Città della Spezia Liguria News Genova Post Città della Spezia La Voce Apuana
LA REDAZIONE
Telefono redazione La Spezia 0187 1852605
Fax redazione La Spezia 0187 1852515
PUBBLICITA'
Telefono pubblicita La Spezia 0187 1952682

Ultimo aggiornamento: Sabato 20 Aprile - ore 10.34

Facebook Città della Spezia Twitter Città della Spezia Instagram Città della Spezia

Galleno: "Credo nella salvezza del Valdivara 5 Terre"

Parola all'allenatore del club di Beverino "Esperienza che può migliorarmi. Squadra giovane? Dove altri vedono handicap io vedo la nostra forza" "Fuori quota? Contrario per il bene dei ragazzi!" "Arbitri? Ci vuole rispetto da entrambe le parti"

Galleno: "Credo nella salvezza del Valdivara 5 Terre"

La Spezia - Una stagione che dopo le grandi aspettative iniziali si è trasformata in una faticosa salita, una stagione che lo aveva visto per due volte nel ruolo di vice allenatore fino a quando il Valdivara 5 Terre gli ha concesso fiducia facendolo debuttare nel torneo di Eccellenza con il compito di ottenere una salvezza che alla fine del Girone di Andata appare difficile, ma di certo non impossibile.
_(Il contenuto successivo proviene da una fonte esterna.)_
+                    uint32_t v0[32], v1[32], pa0[16], pa1[16], pk0[16], pk1[16];
+                    mbar_wait<false>(&l1_full[0], step_it & 1);
+                    TC_TRACE(tb + 2);
+                    tc_fence_after();
+                    tmem_ld32(lane_addr + COL_ACC + ch * CPT, v0);
+                    tmem_ld32(lane_addr + COL_ACC + ch * CPT + 32, v1);
+                    tmem_wait_ld();
+                    tc_fence_before();
+                    __syncwarp();
+                    if (lane == 0) mbar_arrive_leader(&acc_free[0]);
+#pragma unroll
+                    for (int c2 = 0; c2 < 16; ++c2) {
+                        pa0[c2] = pack_bf16_relu(__uint_as_float(v0[2 * c2]), __uint_as_float(v0[2 * c2 + 1]));
+                        pa1[c2] = pack_bf16_relu(__uint_as_float(v1[2 * c2]), __uint_as_float(v1[2 * c2 + 1]));
+                    }
+                    TC_TRACE(tb + 3);
+                    tmem_ld32(lane_addr + COL_H1 + ch * CPT, v0);
+                    tmem_ld32(lane_addr + COL_H1 + ch * CPT + 32, v1);
+                    tmem_wait_ld();
+                    asm volatile("bar.sync %0, 64;" ::"r"(2 + q) : "memory");
+#pragma unroll
+                    for (int c2 = 0; c2 < 16; ++c2) {
+                        pk0[c2] = pack_bf16_relu(__uint_as_float(v0[2 * c2]), __uint_as_float(v0[2 * c2 + 1]));
+                        pk1[c2] = pack_bf16_relu(__uint_as_float(v1[2 * c2]), __uint_as_float(v1[2 * c2 + 1]));
+                    }
+                    tmem_st16(lane_addr + COL_H1 + ch * (CPT / 2), pk0);
+                    tmem_st16(lane_addr + COL_H1 + ch * (CPT / 2) + 16, pk1);
+                    tmem_st16(lane_addr + COL_H1 + (NC / 2) + ch * (CPT / 2), pa0);
+                    tmem_st16(lane_addr + COL_H1 + (NC / 2) + ch * (CPT / 2) + 16, pa1);
+                    tmem_wait_st();
+                    tc_fence_before();
+                    __syncwarp();
+                    if (lane == 0) {
+                        mbar_arrive_leader(&h1_ready[0]);
+                        mbar_arrive_leader(&h1_ready[1]);
+                    }
+                    TC_TRACE(tb + 6);
+                    TC_TRACE(tb + 7);
+                }
+                for (int c0 = 2; c0 < nch; c0 += 2) {
                     const uint32_t slot_i = (uint32_t)(c0 >> 1);
                     uint32_t v0[32], v1[32], pk0[16], pk1[16];
-                    if (c0 == 0) mbar_wait<false>(&l1_full[0], step_it & 1);
+                    if (c0 == 2) mbar_wait<false>(&l1_full[1], step_it & 1);
                     TC_TRACE(tb + 2 + c0);
                     tc_fence_after();
                     tmem_ld32(lane_addr + COL_H1 + slot_i * NC + ch * CPT, v0);
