The stream loop now takes the next LDS ticket one iteration early and computes the next unit's base pointers ahead of time. Each async global-to-LDS copy sets M0 once per 8 pieces, with the slot offset folded into per-lane offsets and an immediate. Index arithmetic is narrowed from 64-bit to 32-bit. LDS histogram bins are XOR-swizzled by row to reduce atomic bank conflicts, with matching index changes in the flush and readback paths. This trims scalar and address overhead on the DMA issue path, but 32-bit row indices cap the supported row count and the swizzle must stay consistent everywhere the histogram is read.

```diff
diff --git a/smqtk_indexing_amd/csrc/sq_dense_i8.hpp b/smqtk_indexing_amd/csrc/sq_dense_i8.hpp
--- a/smqtk_indexing_amd/csrc/sq_dense_i8.hpp
+++ b/smqtk_indexing_amd/csrc/sq_dense_i8.hpp
@@ -410,7 +410,16 @@
     for (int i = 0; i < PER / 64; ++i) {
         const int b = wave * PER + i * 64 + lane;
         const u32 v = __hip_atomic_exchange(lds_hist + b, 0u, __ATOMIC_RELAXED, __HIP_MEMORY_SCOPE_WORKGROUP);
-        if (v) __hip_atomic_fetch_add(ghist + b, v, __ATOMIC_RELAXED, __HIP_MEMORY_SCOPE_AGENT);
+        if (v) __hip_atomic_fetch_add(ghist + (b ^ (b >> 6)), v, __ATOMIC_RELAXED, __HIP_MEMORY_SCOPE_AGENT);
+    }
+}
+
+template <int KS, bool NT, int J = 0>
+__device__ __forceinline__ void dense8_dma_unit(const void* base, const u32 (&voff_m)[I8Geom<KS>::PIECES], u32 dst) {
+    if constexpr (J < I8Geom<KS>::PIECES) {
+        if constexpr (J % 8 == 0) glds_set_m0(dst + (u32)(J * 1024 + 4096));
+        glds16_m0<(J % 8) * 1024 - 4096, NT>(base, voff_m[J]);
+        dense8_dma_unit<KS, NT, J + 1>(base, voff_m, dst);
     }
 }
 
@@ -426,63 +435,81 @@
     const u32 lds_base = (u32)(uintptr_t)smem;
     const u32 ring_base = lds_base + (u32)wave * (G::NSTAGE * G::SLOT_BYTES);
     const unsigned char* ring_ptr = smem + wave * (G::NSTAGE * G::SLOT_BYTES);
-    const long long wave_id = (long long)blockIdx.x * G::WAVES + wave;
-    const long long nwaves = (long long)a.nrb * G::WAVES;
-    uint2* wout = a.wave_out + wave_id * a.wave_cap;
-    float* wsc = MODE == I8_EMIT_H ? a.wave_score + wave_id * a.wave_cap : nullptr;
+    const u32 wave_id = blockIdx.x * G::WAVES + (u32)wave;
+    const u32 nwaves = (u32)a.nrb * G::WAVES;
+    const u32 n_sel = (u32)a.n_sel;
+    const u32 unit_step = SAMPLE ? (u32)a.unit_step : 1u;
+    uint2* wout = a.wave_out + (long long)wave_id * a.wave_cap;
+    float* wsc = MODE == I8_EMIT_H ? a.wave_score + (long long)wave_id * a.wave_cap : nullptr;
     u32* hist_l = MODE == I8_EMIT_H ? lds_hist + r31 * I8_HIST_BINS : nullptr;
 
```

Lui è mister Francesco Galleno e quest'oggi è ospite delle pagine virtuali di Calcio Spezzino raccontandoci la sua esperienza e questi ultimi "chiacchierati" mesi del sodalizio di Beverino.

Benvenuto mister sulle pagine di Calcio Spezzino, partiamo con le domande. Per lei che si è sempre misurato con I e II Categoria o formazioni giovanili come è stato trovarsi alla guida di una formazione di Eccellenza?
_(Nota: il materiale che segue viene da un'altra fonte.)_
## Fuse decoder layernorm backward with dropout and defer gamma/beta reductions into one batched pass

In the transformer decoder backward, each layernorm backward now writes per-block partial tables and, in the same kernel, applies the following gradient dropout and adds the residual gradient. This replaces separate dropout_apply and axpy launches. All per-site gamma/beta column reductions are deferred to a single batched reduce launch after the block loop instead of one colsum pair per layernorm. The goal is fewer launches and fewer passes over the BT x d gradient, at the cost of extra table workspace. The path is skipped when the bcdec decoder is used.

```diff
diff --git a/include/ocrl_hip.h b/include/ocrl_hip.h
--- a/include/ocrl_hip.h
+++ b/include/ocrl_hip.h
@@ -107,6 +107,14 @@
 int ocrl_layernorm_fwd(const float* x, const float* gamma, const float* beta, float* y, float* mean, float* rstd, long long R, int F, void* stream);
 int ocrl_layernorm_bwd(const float* dy, const float* x, const float* mean, const float* rstd, const float* gamma, float* dx, float* dgb,
                        long long R, int F, float* ws, size_t ws_floats, void* stream);
+size_t ocrl_layernorm_bwd_table_floats(long long R, int F);
+int ocrl_layernorm_bwd_site(float* dy, const float* dy2, const float* x, const float* mean, const float* rstd, const float* gamma, float* dx,
+                            float* ydrop, long long R, int F, int accumulate_dx, float p, unsigned long long seed, unsigned site, float* table,
+                            size_t table_floats, void* stream);
+size_t ocrl_layernorm_bwd_reduce_ws_floats(int n, int F);
+int ocrl_layernorm_bwd_reduce(const float* const* tables, float* const* dgb, const long long* rows, int n, int F, int accumulate_dgb, float* ws,
+                              size_t ws_floats, void* stream);
+int ocrl_dropout_apply(const float* x, float* y, long long n, float p, unsigned long long seed, unsigned site, void* stream);
 
 int ocrl_sa_input_plan(long long R, int out[3]);
 int ocrl_sa_input_fwd(const float* e4, const float* gamma, const float* beta, const float* W0, const float* b0, const float* W2, const float* b2,
diff --git a/ocrl_amd/_lib.py b/ocrl_amd/_lib.py
--- a/ocrl_amd/_lib.py
+++ b/ocrl_amd/_lib.py
@@ -157,6 +157,13 @@
     L.ocrl_conv2d_bwd_weight_ex.argtypes = [POINTER(ConvWgradDesc), p, c_size_t, p]
     L.ocrl_layernorm_fwd.argtypes = [p, p, p, p, p, p, c_longlong, c_int, p]
     L.ocrl_layernorm_bwd.argtypes = [p, p, p, p, p, p, p, c_longlong, c_int, p, c_size_t, p]
+    L.ocrl_layernorm_bwd_table_floats.argtypes = [c_longlong, c_int]
+    L.ocrl_layernorm_bwd_table_floats.restype = c_size_t
+    L.ocrl_layernorm_bwd_site.argtypes = [p] * 8 + [c_longlong, c_int, c_int, c_float, c_ulonglong, c_uint, p, c_size_t, p]
+    L.ocrl_layernorm_bwd_reduce_ws_floats.argtypes = [c_int, c_int]
+    L.ocrl_layernorm_bwd_reduce_ws_floats.restype = c_size_t
+    L.ocrl_layernorm_bwd_reduce.argtypes = [POINTER(p), POINTER(p), POINTER(c_longlong), c_int, c_int, c_int, p, c_size_t, p]
+    L.ocrl_dropout_apply.argtypes = [p, p, c_longlong, c_float, c_ulonglong, c_uint, p]
     L.ocrl_sa_input_plan.argtypes = [c_longlong, POINTER(c_int * 3)]
     L.ocrl_sa_input_fwd.argtypes = [p] * 11 + [c_longlong, c_int, p]
     L.ocrl_sa_input_bwd.argtypes = [p] * 16 + [c_longlong, c_int, p, c_size_t, p]
diff --git a/ocrl_amd/csrc/capi.cpp b/ocrl_amd/csrc/capi.cpp
--- a/ocrl_amd/csrc/capi.cpp
+++ b/ocrl_amd/csrc/capi.cpp
@@ -299,6 +299,32 @@
                        int F, float* ws, size_t ws_floats, void* stream) {
     return layernorm_bwd_launch(dy, x, mean, rstd, g, dx, dgb, R, F, 0, 0, ws, ws_floats, ST(stream));
 }
+size_t ocrl_layernorm_bwd_table_floats(long long R, int F) { return R > 0 && F > 0 ? ln_site_table_floats(R, F) : 0; }
+int ocrl_layernorm_bwd_site(float* dy, const float* dy2, const float* x, const float* mean, const float* rstd, const float* g, float* dx, float* ydrop,
+                            long long R, int F, int accumulate_dx, float p, unsigned long long seed, unsigned site, float* table, size_t table_floats,
+                            void* stream) {
+    if (!dy || !x || !mean || !rstd || !g || !dx || !table || R < 1) { ocrl_set_error("ocrl_layernorm_bwd_site: dy, x, mean, rstd, gamma, dx, table and R >= 1 are required"); return 1; }
+    LnSiteArgs s;
+    s.dy2 = dy2; s.ydrop = ydrop; s.p = p; s.seed = seed; s.site = site;
+    return layernorm_bwd_site_launch(dy, x, mean, rstd, g, dx, R, F, accumulate_dx ? 1 : 0, s, table, table_floats, ST(stream));
+}
+size_t ocrl_layernorm_bwd_reduce_ws_floats(int n, int F) { return n > 0 && F > 0 ? (size_t)n * LN_REDUCE_CHUNKS * 2 * F : 0; }
+int ocrl_layernorm_bwd_reduce(const float* const* tables, float* const* dgb, const long long* rows, int n, int F, int accumulate_dgb, float* ws,
+                              size_t ws_floats, void* stream) {
+    if (!tables || !dgb || !rows || n < 1 || n > LN_SITES_MAX) { ocrl_set_error("ocrl_layernorm_bwd_reduce: tables, dgb, rows and 1..%d sites are required", LN_SITES_MAX); return 1; }
+    LnReduce r;
+    r.n = n; r.F = F;
+    for (int i = 0; i < n; ++i) {
+        if (rows[i] < 1) { ocrl_set_error("ocrl_layernorm_bwd_reduce: rows[%d] = %lld", i, rows[i]); return 1; }
+        r.table[i] = tables[i]; r.dgb[i] = dgb[i]; r.nblk[i] = ln_site_nblk(rows[i]);
+    }
+    return layernorm_bwd_reduce_launch(r, accumulate_dgb ? 1 : 0, ws, ws_floats, ST(stream));
+}
+int ocrl_dropout_apply(const float* x, float* y, long long n, float p, unsigned long long seed, unsigned site, void* stream) {
+    if (!x || !y || n < 0 || !(p >= 0.f && p < 1.f)) { ocrl_set_error("ocrl_dropout_apply: x, y, n >= 0 and p in [0, 1) are required"); return 1; }
+    if (n == 0) return 0;
+    return dropout_apply_launch(x, y, n, p, seed, site, ST(stream));
+}
 
 int ocrl_sa_input_plan(long long R, int out[3]) {
     if (!out || R <= 0) { ocrl_set_error("ocrl_sa_input_plan: needs R > 0 and an output array"); return 1; }
diff --git a/ocrl_amd/csrc/elementwise.hip b/ocrl_amd/csrc/elementwise.hip
--- a/ocrl_amd/csrc/elementwise.hip
+++ b/ocrl_amd/csrc/elementwise.hip
@@ -180,9 +180,9 @@
     }
 }
 template <int NV, int NP>
-__global__ __launch_bounds__(256) void layernorm16_bwd_kernel(const float* __restrict__ dy, const float* __restrict__ x, const float* __restrict__ mean,
-                                                              const float* __restrict__ rstd, const float* __restrict__ g, float* __restrict__ dx,
-                                                              float* __restrict__ part, long long R, int accumulate) {
+__global__ __launch_bounds__(256) void layernorm16_bwd_kernel(const float* dy, const float* __restrict__ x, const float* __restrict__ mean,
+                                                              const float* __restrict__ rstd, const float* __restrict__ g, float* dx,
+                                                              float* __restrict__ part, long long R, int accumulate, LnSiteArgs s) {
     constexpr int F = 64 * NV;
     __shared__ float4 red[2][16][16 * NV];
     const int lane = threadIdx.x & 63, wv = threadIdx.x >> 6, c4 = lane & 15, rsub = lane >> 4;
@@ -201,6 +201,10 @@
             for (int k = 0; k < NV; ++k) {
                 xv[i][k] = ok ? *reinterpret_cast<const float4*>(x + row * F + (k * 16 + c4) * 4) : make_float4(0.f, 0.f, 0.f, 0.f);
                 yv[i][k] = ok ? *reinterpret_cast<const float4*>(dy + row * F + (k * 16 + c4) * 4) : make_float4(0.f, 0.f, 0.f, 0.f);
+                if (s.dy2 && ok) {
+                    const float4 b = *reinterpret_cast<const float4*>(s.dy2 + row * F + (k * 16 + c4) * 4);
+                    yv[i][k].x += b.x; yv[i][k].y += b.y; yv[i][k].z += b.z; yv[i][k].w += b.w;
+                }
             }
             mu[i] = ok ? mean[row] : 0.f;
             rs[i] = ok ? rstd[row] : 0.f;
@@ -216,6 +220,19 @@
                     float* dp = dx + row * F + (k * 16 + c4) * 4;
                     if (accumulate) { const float4 a = *reinterpret_cast<const float4*>(dp); o.x += a.x; o.y += a.y; o.z += a.z; o.w += a.w; }
                     *reinterpret_cast<float4*>(dp) = o;
+                    if (s.ydrop) {
+                        const long long i4 = row * (F / 4) + k * 16 + c4;
+                        if (s.p > 0.f) {
+                            const uint2 bits = rng_bits4(s.seed, s.site, (uint64_t)i4);
+                            const uint32_t thr = drop_thresh(s.p);
+                            const float sc = 1.0f / (1.0f - s.p);
+                            o.x = rng_keep(bits, 0, thr) ? o.x * sc : 0.f;
+                            o.y = rng_keep(bits, 1, thr) ? o.y * sc : 0.f;
+                            o.z = rng_keep(bits, 2, thr) ? o.z * sc : 0.f;
+                            o.w = rng_keep(bits, 3, thr) ? o.w * sc : 0.f;
+                        }
+                        *reinterpret_cast<float4*>(s.ydrop + i4 * 4) = o;
+                    }
                 }
             }
         }
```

"Bellissimo. Anche in una situazione difficile come la nostra, si respira calcio di alto livello nelle piccolissime cose. Dal punto di vista gestionale, posso dire di aver vissuto nello stesso semestre due situazioni completamente diverse. Prima un gruppo di alto livello tecnico e con una storia importante, ora un gruppo di giovani di talento, accompagnati da meno giovani di grande spessore, tutti con una fame rara. Nel primo caso ci sono gerarchie, storie, palmares pesanti e caratteri particolari da dover gestire. Con i ragazzi giovani invece è meno complesso, hanno voglia di mettersi in gioco e sono molto disponibili e ricettivi. In generale il lavoro di campo è più agevole rispetto alle categorie inferiori, perché si ha a che fare con giocatori più dotati e mentalmente preparati e disponibili ad un certo tipo di allenamento. In I e II Categoria ad esempio è molto più complesso coinvolgere i ragazzi nel lavoro tattico. Chi gioca, lo fa soprattutto per divertirsi e spesso trova noioso curare basi e dettagli nella costruzione del modello tattico."

Essendo lei un debuttante cosa l'ha stupita di più in questo campionato?

"Ogni squadra, anche la meno dotata, ha due o tre giocatori in grado di spaccare la partita in qualsiasi momento. Atleticamente sono tutti molto preparati, quello che può fare la differenza è l’aspetto tattico-tecnico. Le squadre che mi hanno maggiormente impressionato per filosofia, organizzazione e qualità del gioco sono Genova Calcio e Cairese."

Dopo la scorsa stagione alla guida della Juniores Regionale ha iniziato come vice di mister Cervia, poi una breve parentesi con mister Nardi. Cosa non è andato per loro due?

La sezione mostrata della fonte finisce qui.